Sam would get better. Everyone said so. But it would take awhile. Anna gave a heavy sigh. She’d been holding an unconscious breath. This could have been any of them. Thinking about that made her numb.

“Can I touch him?” she asked, and Mrs. Stowe nodded. Anna lightly brushed Sam’s hand, squeezing his fingers. Maybe it would help. His skin felt cooler than she expected.

“Mr. Stowe, Mrs. Stowe, I have some information that I think you need to hear,” Celia said in her steady, calming voice. “Do you have a minute?” They did, they agreed. Would here be all right? They liked to be here for the moments Sam woke up.

“Mr. Stowe—”

“Call me George, please.”

“All right. Your father is Gerald Stowe, yes? Do you remember him ever talking about a job he had when he was young, at Leyden Laboratories?”

“No—he had a lot of jobs when he was young. Kept bouncing around, you know?”

“This was a lab owned by my grandfather. The scientist in charge was Simon Sito, the Destructor, and there was an accident. A kind of radiation that affected everyone who was there, including my grandfather. Over the years we’ve found that the children of those affected have about a forty percent chance of displaying some kind of superhuman

ability. I know you were probably asking yourself why this happened to Sam. Well, there’s a reason for it. I bear some of the responsibility for this, I’m afraid. I’ve been tracking the families descended from those who were in the lab. Indirectly, I’ve been encouraging some of them to use their powers. Including Sam. Including my own children.”

“Wait, what?” George Stowe furrowed his brow, baffled. “But I never—”
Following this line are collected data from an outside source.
+  if (warp == 0 && lane == 0) {
+    for (int i = 0; i < nkb; ++i) {
+      const int s = i % STAGES;
+      if (i >= STAGES) mbar_wait(&bar_empty[s], ((i / STAGES) - 1) & 1);
+      const uint32_t sa = base + s * STAGE, sb = sa + A_BYTES;
+      const int k0 = i * KE;
+      mbar_expect_tx(&bar_full[s], STAGE);
+#pragma unroll
+      for (int q = 0; q < NSLICE / CN; ++q) {
+        const int j = rank + q * CN;
+        tma_load_2d_mc(sa + j * SLICE_BYTES, &map_a, k0, row0 + j * SLICE_ROWS, &bar_full[s], peers);
+      }
+      tma_load_2d(sb, &map_b, col0, k0, &bar_full[s]);
+    }
+    for (int i = max(0, nkb - STAGES); i < nkb; ++i) mbar_wait(&bar_empty[i % STAGES], (i / STAGES) & 1);
+  } else if (warp == 1 && lane == 0) {
+    constexpr uint32_t idesc = idesc_bf16(HBM_ROWS, BN, false, true);
+    for (int i = 0; i < nkb; ++i) {
+      const int s = i % STAGES;
+      mbar_wait(&bar_full[s], (i / STAGES) & 1);
+      tc_fence_after();
+      const uint32_t sa = base + s * STAGE, sb = sa + A_BYTES;
+#pragma unroll
+      for (int kk = 0; kk < KE / 16; ++kk)
+        umma_bf16(tmem_d, operand_desc<0, KE>(sa, kk), operand_desc<1, KE>(sb, kk), idesc, (i > 0 || kk > 0) ? 1u : 0u);
+      umma_commit_mc(&bar_empty[s], peers);
+      if (i == nkb - 1) umma_commit(&bar_done);
+    }
+  } else if (warp >= 2) {
+    const int lane_base = (warp & 3) * 32;
+    const int first = row0 + lane_base;
+    auto row_of = [&](int r) -> long long { return first + r < M ? first + r : -1; };
+    uint2 pm[32 / (32 / (BN / 4))];
+    const bool have_pm = prefetch_relu_mask<BN>(epi, lane, col0, N, row_of, pm);
+    mbar_wait(&bar_done, 0);
+    tc_fence_after();
+    if (epi.pdl_late) pdl_launch_dependents();
+    float* slab = reinterpret_cast<float*>(smem_raw + (base - smem_u32(smem_raw))) + (warp & 3) * 32 * BN;
+    stage_accumulator<BN>(tmem_d + ((uint32_t)lane_base << 16), slab, lane, true);
+    store_staged_rows<BN>(epi, slab, lane, col0, N, M, row_of, have_pm ? pm : nullptr);
+  }
+  tc_fence_before();
+  __syncthreads();
+  cluster_sync();
+  if (warp == 1) tmem_dealloc(tmem_d, BN);
+}
+
+int h_linear_dgrad_cluster(int M, int N, int K, const bf16* dy, int lddy, const bf16* w, void* dx, int lddx, const void* mask,
+                           int ldmask, int mask_act, int out_bf16, int mask_bf16, cudaStream_t s) {
+  if (!ok16(dy, lddy) || !ok16(w, K) || N < 64 || K % 64 != 0) return 1;
+  constexpr int CN = 4, BN = 64, smem = 3 * (HBM_ROWS + BN) * 64 * 2 + 1024;
+  CUtensorMap ma, mb;
+  if (!make_map_h(&ma, dy, M, N, lddy, 64, 16) || !make_map_h(&mb, w, N, K, K, 64, 64)) return 1;
+  Epilogue e = make_epi(dx, lddx, nullptr, 0, mask, ldmask, mask_act, 0, out_bf16, mask_bf16, 0.f);
+  e.pdl_late = pdl_late_mode();
+  auto kernel = hgemm_mc_kernel<CN>;
+  static bool attr = false;
+  if (!attr) {
+    B200RL_CUDA_OK(cudaFuncSetAttribute(kernel, cudaFuncAttributeMaxDynamicSharedMemorySize, smem));
+    attr = true;
+  }
+  cudaLaunchConfig_t cfg = {};
+  cfg.gridDim = dim3(ceil_div(ceil_div(K, BN), CN) * CN, ceil_div(M, HBM_ROWS), 1);
+  cfg.blockDim = dim3(H_THREADS);
+  cfg.dynamicSmemBytes = smem;
+  cfg.stream = s;
+  cudaLaunchAttribute la[2];
+  la[0].id = cudaLaunchAttributeClusterDimension;
+  la[0].val.clusterDim.x = CN;
+  la[0].val.clusterDim.y = 1;
+  la[0].val.clusterDim.z = 1;
+  la[1].id = cudaLaunchAttributeProgrammaticStreamSerialization;
+  la[1].val.programmaticStreamSerializationAllowed = 1;
+  cfg.attrs = la;
+  cfg.numAttrs = 1;
+  static int schedulable = 0;
+  if (!schedulable) {
+    int n = 0;
+    B200RL_CUDA_OK(cudaOccupancyMaxActiveClusters(&n, kernel, &cfg));
+    schedulable = n > 0 ? 1 : -1;
+  }
+  B200RL_REQUIRE(schedulable > 0, "linear_dgrad_bf16_cluster: a cluster of %d CTAs cannot be scheduled", CN);
+  cfg.numAttrs = pdl_enabled() ? 2 : 1;
+  B200RL_CUDA_OK(cudaLaunchKernelEx(&cfg, kernel, ma, mb, e, M, K, N));
+  B200RL_LAUNCH_OK();
+  return B200RL_OK;
 }
 int launch_colsum_bf16(int M, int N, const bf16* x, int ld, float* out, void* ws, int64_t ws_bytes, cudaStream_t stream);
 
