template <typename T>
int gpk_potrf_la_launch(T* A, int64_t n, int64_t ld, T* dinv128, T* dinv_big, int nb, T* ws, int* info,
                        hipStream_t stream, int sb, int64_t rows, int flags) {
    if (n <= 0) return GPK_OK;
    if (rows < n) rows = n;
    if ((flags & GPK_ROWS_RHS) && rows < n + GPK_ROWS_RHS_STRIP) return GPK_ERR_ARG(2);
    if (rows > INT32_MAX) return GPK_ERR_ARG(2);
    if (rows > n && n % GPK_DB != 0) return GPK_ERR_ARG(2);
    if (rows > n && gpk_cdiv(n, nb) > 64) return GPK_ERR_ARG(2);
    if (ld < n) return GPK_ERR_ARG(3);
    if (nb < 256 || nb > 4096 || (nb & (nb - 1))) return GPK_ERR_ARG(6);
    if (sb <= 0) sb = nb;
    if (sb < 256 || sb > nb || (sb & (sb - 1))) return GPK_ERR_ARG(10);
    if (dinv128 == nullptr || dinv_big == nullptr || ws == nullptr || info == nullptr) return GPK_ERR_ARG(4);

    std::lock_guard<std::mutex> lock(g_la_mutex);
    LaDevice* dev = la_device();
    if (dev == nullptr) return GPK_ERR_LAUNCH;
    if (stream != nullptr) return potrf_la_body<T>(dev, A, n, ld, dinv128, dinv_big, nb, sb, ws, info, stream, rows, flags);

    if (dev->priv == nullptr && hipStreamCreateWithFlags(&dev->priv, hipStreamNonBlocking) != hipSuccess) {
        dev->priv = nullptr;
        return GPK_ERR_LAUNCH;
    }
    hipEvent_t e_in = la_event(*dev, 0), e_out = la_event(*dev, 1);
    if (e_in == nullptr || e_out == nullptr) return GPK_ERR_LAUNCH;
    if (hipEventRecord(e_in, nullptr) != hipSuccess || hipStreamWaitEvent(dev->priv, e_in, 0) != hipSuccess) return GPK_ERR_LAUNCH;
    const int st = potrf_la_body<T>(dev, A, n, ld, dinv128, dinv_big, nb, sb, ws, info, dev->priv, rows, flags);
    if (hipEventRecord(e_out, dev->priv) != hipSuccess || hipStreamWaitEvent(nullptr, e_out, 0) != hipSuccess) return st ? st : GPK_ERR_LAUNCH;
    return st;
}
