template <int H, bool DROP>
__global__ __launch_bounds__(512, 1) void k_forward_tp(const TrainerDesc *__restrict__ Dp,
                                                        const DevArgs *__restrict__ Ap,
                                                        const DevCtr *__restrict__ Cp, const int nsl_,
                                                        const int nfwd_) {
  using C = FCfg<true, H>;
  using P = Prec<true>;
  using T = typename P::T;
  constexpr int ROWS = 64, MT = ROWS / 16, NW = 8;
  constexpr int TPW = H / (16 * NW);
  constexpr int SPL = C::SPL, HP = C::HP, NK2 = C::NK2, NK3 = C::NK3;
  static_assert(H == 256 && TPW == 2 && SPL == 4, "k_forward_tp is built for H = 256");
  Dp += blockIdx.y, Ap += blockIdx.y, Cp += blockIdx.y;
  const TrainerDesc &D = *Dp;
  const int idx_ = blockIdx.x >> 3;
  const int fnet = (idx_ / nsl_) * 8 + (blockIdx.x & 7);
  const int slab = idx_ % nsl_;
  if (fnet > nfwd_) return;
  if (fnet == nfwd_) {
    if (slab == 0 && threadIdx.x == 0) {
      STAMP(0, 0);
      write_adam_coef(D, *Ap, Cp->ctr[0] + 1, const_cast<AdamCoef *>(&Cp->coef));
      const_cast<DevCtr *>(Cp)->coef_step = Cp->ctr[0] + 1;
      STAMP(0, 5);
    }
    if (slab == 0 && !D.deterministic && (int)threadIdx.x < D.A)
      stg(D.ls_snap + threadIdx.x, ldg(D.params + D.off_log_std + threadIdx.x));
    return;
  }
  const FwdNet N = D.fwd[fnet];
  const int B = D.B, BP = D.BP, OUTW = D.OUTW, k1max = D.k1max;
  const float *const stage = D.stage_rows;
  const unsigned sstride = (unsigned)D.stage_stride;
  float *const g_outs = D.outs;
  void *const g_hT = D.hT;
  const int64_t step = Cp->ctr[0];
  extern __shared__ __attribute__((aligned(16))) char smem[];
  const int tid = threadIdx.x, lane = tid & 63;
  const int wave = __builtin_amdgcn_readfirstlane(tid >> 6);
  const int r = lane & 15, q = lane >> 4;
  const int K1P = k1max + P::EPV;
  T *xs = reinterpret_cast<T *>(smem);
  T *h1 = xs + ROWS * K1P;
  T *h2 = h1 + ROWS * HP;
  STAMP(0, 0);

  const int rr = tid >> 3, l8 = tid & 7;
  const int lim4 = round_up(N.in_dim, 4) - 4;
  float4 xq[4];
  {
    const int row_ = slab * ROWS + rr;
    const unsigned row = (unsigned)(row_ < B ? row_ : B - 1);
    const float *src = stage + N.in_off;
#pragma unroll
    for (int j = 0; j < 4; ++j) {
      const int c = 4 * l8 + 32 * j;
      xq[j] = __builtin_bit_cast(float4, ldg16(src + (row * sstride + (unsigned)(c < lim4 ? c : lim4))));
    }
  }
  const int nk1 = N.k1pad / P::KM;
  const int nt3 = N.out_pad / 16;
  const int tile0 = wave * TPW;
  const int part = tile0 / 4;
  float bias1[TPW], bias2[TPW], bias3[2];
#pragma unroll
  for (int jj = 0; jj < TPW; ++jj) {
    bias1[jj] = ldg(N.b1 + 16 * (tile0 + jj) + r);
    bias2[jj] = ldg(N.b2 + 16 * (tile0 + jj) + r);
  }
#pragma unroll
  for (int jt = 0; jt < 2; ++jt)
    bias3[jt] = ldg(N.b3 + (16 * jt + r < N.out_dim ? 16 * jt + r : N.out_dim - 1));
  uint4 w1[C::NK1][TPW], w2[TPW][NK2], w3[NK3][2];
  {
    const T *W1w = reinterpret_cast<const T *>(N.w1c) + (size_t)tile0 * nk1 * 64 * P::EPV;
#pragma unroll
    for (int ks = 0; ks < C::NK1; ++ks) {
      if (ks < nk1) {
#pragma unroll
        for (int jj = 0; jj < TPW; ++jj)
          w1[ks][jj] = ldg16(W1w + (size_t)(jj * nk1 + ks) * 64 * P::EPV + lane * P::EPV);
      }
    }
  }
  auto load_w23 = [&]() {
#pragma unroll
    for (int jj = 0; jj < TPW; ++jj) {
      const T *W2w = reinterpret_cast<const T *>(N.w2c) + (size_t)(tile0 + jj) * NK2 * 64 * P::EPV;
#pragma unroll
      for (int ks = 0; ks < NK2; ++ks) w2[jj][ks] = ldg16(W2w + ks * 64 * P::EPV + lane * P::EPV);
// ... 850 lines not shown
      for (int s = 0; s < nslab; ++s) g += sred[nl + s * D.A + tid];
      const int64_t o = D.off_log_std + tid;
      const float lsc = fminf(fmaxf(ls, -20.f), 2.f);
      g = g * expf(lsc) * ((ls >= -20.f && ls <= 2.f) ? 1.f : 0.f);
      float p = ls;
      adam_apply<BF16>(p, pm, pv, g, coef, coef.neg_step[2]);
      stg(D.params + o, p), stg(D.exp_avg + o, pm), stg(D.exp_avg_sq + o, pv);
      if (D.grads) stg(D.grads + o, g);
    }
    if (tid >= 64 && tid < 64 + nt) {
      const int n = tid - 64;
      float s = 0.f;
      for (int k = 0; k < nslab; ++k) s += sred[n * nslab + k];
      int nv = B;
      if constexpr (!BF16) nv = VALID_ROWS(A.n_valid, A, t1 - 1, B);
      sred[nl + na + n] = s / (float)nv;
    }
    __syncthreads();
    if (tid == 64) {
      const float vl = sred[nl + na + D.net_v];
      float ql = 0.f;
      for (int e = 0; e < D.E; ++e) ql += sred[nl + na + e];
      ql = ql / (float)D.E;
      const float al = sred[nl + na + D.net_a];
      Cp->last_losses[0] = vl, Cp->last_losses[1] = ql, Cp->last_losses[2] = al;
      Cp->loss_sum[0] += vl, Cp->loss_sum[1] += ql, Cp->loss_sum[2] += al;
      if (A.losses_out) {
        float *lo = A.losses_out + (size_t)(t1 - 1 - A.base_step) * 3;
        stg(lo, vl), stg(lo + 1, ql), stg(lo + 2, al);
      }
      Cp->ctr[0] = t1;
    }
    STAMP(2, 4);
    return;
  }

  if (it.net < 0) {
    if (D.prefetch && (A.idx_mode == 0 || (A.idx_mode == 1 && t1 - A.base_step < A.n_steps)))
      stage_rows16<BF16>(D, A, t1, it.o0 * (UT / 16), it.i0 * (UT / 16), tid);
    return;
  }
  const int L = it.layer;
  const int Odim = it.Odim, Idim = it.Idim, Kw = it.Kw, Opad = it.Opad;
  const int Ipad = round_up(Idim, 16);
  const int o0 = it.o0, i0 = it.i0;
  const float neg_step =
      it.group == 0 ? coef.neg_step[0] : (it.group == 1 ? coef.neg_step[1] : coef.neg_step[2]);
  const bool has_target = it.has_target != 0;
  const int nk = BP / P::KM;
  const int kh = (BF16 && nk >= 16) ? (nk / (2 * UKC)) * UKC : nk;
  const bool ksplit = kh < nk;
  pin_s(D.tau), pin_s(D.one_m_tau), pin_s(D.polyak_convex);
  pin_s(it.off_w), pin_s(it.toff_w), pin_s(it.off_b), pin_s(it.toff_b), pin_s(it.wc), pin_s(it.tc);
  pin_s(it.w2ct), pin_s(it.Xsrc), pin_s(it.Zsrc), pin_s(Kw), pin_s(neg_step);
  pin_s(coef.one_m_b1), pin_s(coef.b2), pin_s(coef.one_m_b2), pin_s(coef.bc2_sqrt), pin_s(coef.eps);
  pin_s(coef.inv_bc2_sqrt);

  if (L == 0) {
    const int TLD = Ipad + 4;
    const int64_t fbase = it.off_w + (int64_t)o0 * Idim, tbase = it.toff_w + (int64_t)o0 * Idim;
    constexpr int UNE = LAT ? (USR * UMAXI + UT - 1) / UT : 1;
    constexpr int UN4 = LAT ? 1 : (USR * UMAXI / 4 + UT - 1) / UT;
    const int n_el = USR * Idim, n4 = n_el >> 2;
    float pf[UNE], mf[UNE], vf[UNE], tf[UNE];
    float4 pf4[UN4], mf4[UN4], vf4[UN4], tf4[UN4];
    float pb, mb, vb, tb;
    auto load_state = [&]() {
      if constexpr (LAT) {
#pragma unroll
        for (int k = 0; k < UNE; ++k) {
          const int e = tid + UT * k;
          const int ec = e < n_el ? e : n_el - 1;
          pf[k] = ldg(g_params + fbase + ec);
          mf[k] = ldg(g_m + fbase + ec);
          vf[k] = ldg(g_v + fbase + ec);
          tf[k] = ldg((has_target ? g_target + tbase : g_params + fbase) + ec);
        }
      } else {
#pragma unroll
        for (int k = 0; k < UN4; ++k) {
          if (UT * k < n4) {
            const int e4 = tid + UT * k;
            const int ec = 4 * (e4 < n4 ? e4 : n4 - 1);
            pf4[k] = __builtin_bit_cast(float4, ldg16(g_params + fbase + ec));
            mf4[k] = __builtin_bit_cast(float4, ldg16(g_m + fbase + ec));
            vf4[k] = __builtin_bit_cast(float4, ldg16(g_v + fbase + ec));
            tf4[k] = __builtin_bit_cast(float4, ldg16((has_target ? g_target + tbase : g_params + fbase) + ec));
          }
        }
      }
      const int ob_ = o0 + (tid & (USR - 1));
      const int64_t eb = it.off_b + ob_;
      pb = ldg(g_params + eb), mb = ldg(g_m + eb), vb = ldg(g_v + eb);
      tb = ldg((has_target ? g_target + it.toff_b : g_params + it.off_b) + ob_);
    };
    if constexpr (LAT) load_state();
    STAMP(2, 1);
    const T *Xsrc = reinterpret_cast<const T *>(it.Xsrc) + (size_t)((t1 - 1) & 1) * D.xrows * BP;
    const T *Zsrc = reinterpret_cast<const T *>(it.Zsrc);
    const int nit = Ipad >> 4;
    const int wo = wave % UOT, th = wave / UOT;
    constexpr int NT = UNIT / UWPO;
    f32x4 acc[NT];
#pragma unroll
    for (int t = 0; t < NT; ++t) acc[t] = f32x4{0.f, 0.f, 0.f, 0.f};
    float bsum = 0.f;
    constexpr int TB = NT < 2 ? NT : 2;
// ... 308 lines not shown
          }
          __builtin_amdgcn_sched_barrier(0);
          if (ks + GIF < UKC) issue(k0, ks + GIF);
        }
      };
      chunk(kbeg, true);
#pragma unroll 1
      for (int k0 = kbeg + UKC; k0 < kend; k0 += UKC) chunk(k0, false);
      __builtin_amdgcn_sched_barrier(0);
      load_state();
      float *const tdst = half ? tile2 : tile;
#pragma unroll
      for (int b = 0; b < GNB; ++b)
#pragma unroll
        for (int c = 0; c < GNI; ++c)
          *reinterpret_cast<f32x4 *>(&tdst[(16 * GNB * gw + 16 * b + r) * ULD + 16 * c + 4 * q]) = acc[b][c];
      if (wave_bias) {
#pragma unroll
        for (int b = 0; b < GNB; ++b) {
          float bs = bsum[b];
          bs = xor32_sum(xor16_sum(bs));
          if (q == 0) (half ? bgrad2 : bgrad)[16 * GNB * gw + 16 * b + r] = bs;
        }
      }
    }
  }
  __syncthreads();
  STAMP(2, 3);

  T *wc = reinterpret_cast<T *>(it.wc);
  T *tc = reinterpret_cast<T *>(it.tc);
  const int nkw = Kw / P::KM;
#pragma unroll
  for (int ps = 0; ps < UNP; ++ps) {
    const int ol = tr + URPP * ps, o = o0 + ol, i = i0 + tc4;
    const float4 g4 = *reinterpret_cast<const float4 *>(&tile[ol * ULD + tc4]);
    float g[4] = {g4.x, g4.y, g4.z, g4.w};
    if constexpr (!LAT) {
      if (ksplit) {
        const float4 h4 = *reinterpret_cast<const float4 *>(&tile2[ol * ULD + tc4]);
        g[0] += h4.x, g[1] += h4.y, g[2] += h4.z, g[3] += h4.w;
      }
    }
    float p[4] = {pw[ps][0], pw[ps][1], pw[ps][2], pw[ps][3]};
    float m[4] = {mw[ps][0], mw[ps][1], mw[ps][2], mw[ps][3]};
    float v[4] = {vw[ps][0], vw[ps][1], vw[ps][2], vw[ps][3]};
    float tv[4] = {tw[ps][0], tw[ps][1], tw[ps][2], tw[ps][3]};
#pragma unroll
    for (int k = 0; k < 4; ++k) {
      g[k] = P::round(g[k]);
      adam_apply<BF16>(p[k], m[k], v[k], g[k], coef, neg_step);
      if (has_target) tv[k] = polyak(D, tv[k], p[k]);
    }
    if (L == 1) *reinterpret_cast<float4 *>(&tile[ol * ULD + tc4]) = make_float4(p[0], p[1], p[2], p[3]);
    const bool copies_from_lds = !LAT && L == 1;
    if (copies_from_lds && has_target)
      *reinterpret_cast<float4 *>(&tile2[ol * ULD + tc4]) = make_float4(tv[0], tv[1], tv[2], tv[3]);
    if (o < Odim && i < Idim) {
      const int64_t e = it.off_w + (int64_t)o * Idim + i;
      const int64_t te = it.toff_w + (int64_t)o * Idim + i;
      state_store(g_params, e, make_float4(p[0], p[1], p[2], p[3]));
      state_store(g_m, e, make_float4(m[0], m[1], m[2], m[3]));
      state_store(g_v, e, make_float4(v[0], v[1], v[2], v[3]));
      if (g_grads) stg16(g_grads + e, make_float4(g[0], g[1], g[2], g[3]));
      if (has_target) state_store(g_target, te, make_float4(tv[0], tv[1], tv[2], tv[3]));
      if (!copies_from_lds) {
        store4T<BF16>(wc + fidx<P>(o, i, nkw), p);
        if (has_target) store4T<BF16>(tc + fidx<P>(o, i, nkw), tv);
      }
      if (L == 2) {
        T *w3t = reinterpret_cast<T *>(it.w3t);
#pragma unroll
        for (int k = 0; k < 4; ++k) stg(w3t + (size_t)(i + k) * Opad + o, P::from_f32(p[k]));
      }
    }
  }
  STAMP(2, 5);
  if (do_bias && tid < UTO && o0 + tid < Odim) {
    const int64_t e = it.off_b + o0 + tid;
    float gb = bgrad[tid];
    if constexpr (!LAT) {
      if (ksplit) gb += bgrad2[tid];
    }
    const float g = P::round(gb);
    adam_apply<BF16>(pb, mb, vb, g, coef, neg_step);
    stg(g_params + e, pb), stg(g_m + e, mb), stg(g_v + e, vb);
    if (g_grads) stg(g_grads + e, g);
    if (has_target) stg(g_target + it.toff_b + o0 + tid, polyak(D, tb, pb));
  }
  STAMP(2, 6);
  if (L == 1) {
    __syncthreads();
    if constexpr (!LAT) {
      static_assert(LAT || (UT == 256 && UTO == 64 && UTI == 32), "one pass of 8-element stores covers the tile");
      {
        const int ol = tid >> 2, c8 = (tid & 3) * 8;
        const float4 a0 = *reinterpret_cast<const float4 *>(&tile[ol * ULD + c8]);
        const float4 a1 = *reinterpret_cast<const float4 *>(&tile[ol * ULD + c8 + 4]);
        const float pv8[8] = {a0.x, a0.y, a0.z, a0.w, a1.x, a1.y, a1.z, a1.w};
        copy_store8<BF16>(wc, fidx<P>(o0 + ol, i0 + c8, nkw), fidx<P>(o0 + ol, i0 + c8 + 4, nkw), pv8);
        if (has_target) {
          const float4 t0 = *reinterpret_cast<const float4 *>(&tile2[ol * ULD + c8]);
          const float4 t1 = *reinterpret_cast<const float4 *>(&tile2[ol * ULD + c8 + 4]);
          const float tv8[8] = {t0.x, t0.y, t0.z, t0.w, t1.x, t1.y, t1.z, t1.w};
          copy_store8<BF16>(tc, fidx<P>(o0 + ol, i0 + c8, nkw), fidx<P>(o0 + ol, i0 + c8 + 4, nkw), tv8);
        }
      }
      {
        const int il = tid & (UTI - 1), o8 = (tid >> 5) * 8;
        float pv8[8];
#pragma unroll
        for (int k = 0; k < 8; ++k) pv8[k] = tile[(o8 + k) * ULD + il];
        copy_store8<BF16>(reinterpret_cast<T *>(it.w2ct), fidx<P>(i0 + il, o0 + o8, H / P::KM),
                          fidx<P>(i0 + il, o0 + o8 + 4, H / P::KM), pv8);
      }
      STAMP(2, 4);
      return;
    }
#pragma unroll
    for (int ps = 0; ps < (UTO / 4) / (UT / UTI); ++ps) {
      const int il = tid & (UTI - 1), o4 = ((tid >> 5) + (UT / UTI) * ps) * 4;
      float pv4[4];
#pragma unroll
      for (int k = 0; k < 4; ++k) pv4[k] = tile[(o4 + k) * ULD + il];
      store4T<BF16>(reinterpret_cast<T *>(it.w2ct) + fidx<P>(i0 + il, o0 + o4, H / P::KM), pv4);
    }
  }
  STAMP(2, 4);
}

“No, but your nephew is Justin Raylen, yes? Breezeway? And you might ask your younger sister how much she really knows about Earth Mother.”

“Margaret?” he exclaimed. “Margaret is Earth Mother?”

Celia put a finger over her lips. “You should probably keep that quiet, since she never went public. I’m trusting you with this information, George, because of Sam. You deserve to know. But it’s not for public consumption. You understand, yes?” The Stowes nodded emphatically. “Also, all Sam’s medical bills will be paid for. It’s coming out of the Compensation Fund for Extraordinary Damages, the trust my mother established. Your family won’t have any financial concerns, if that’s all right with you.”

“Yes. Thank you, yes.”

Sam’s fingers twitched under Anna’s hand. His eyes were open, and he managed a smile with his swollen lips.

“Hey,” she said. “How are you?” What a stupid question.

“Crappy,” he murmured, his voice barely a scratch. “We won?”

“Yeah. But this … this sucks.” She blinked fast to keep the tears back.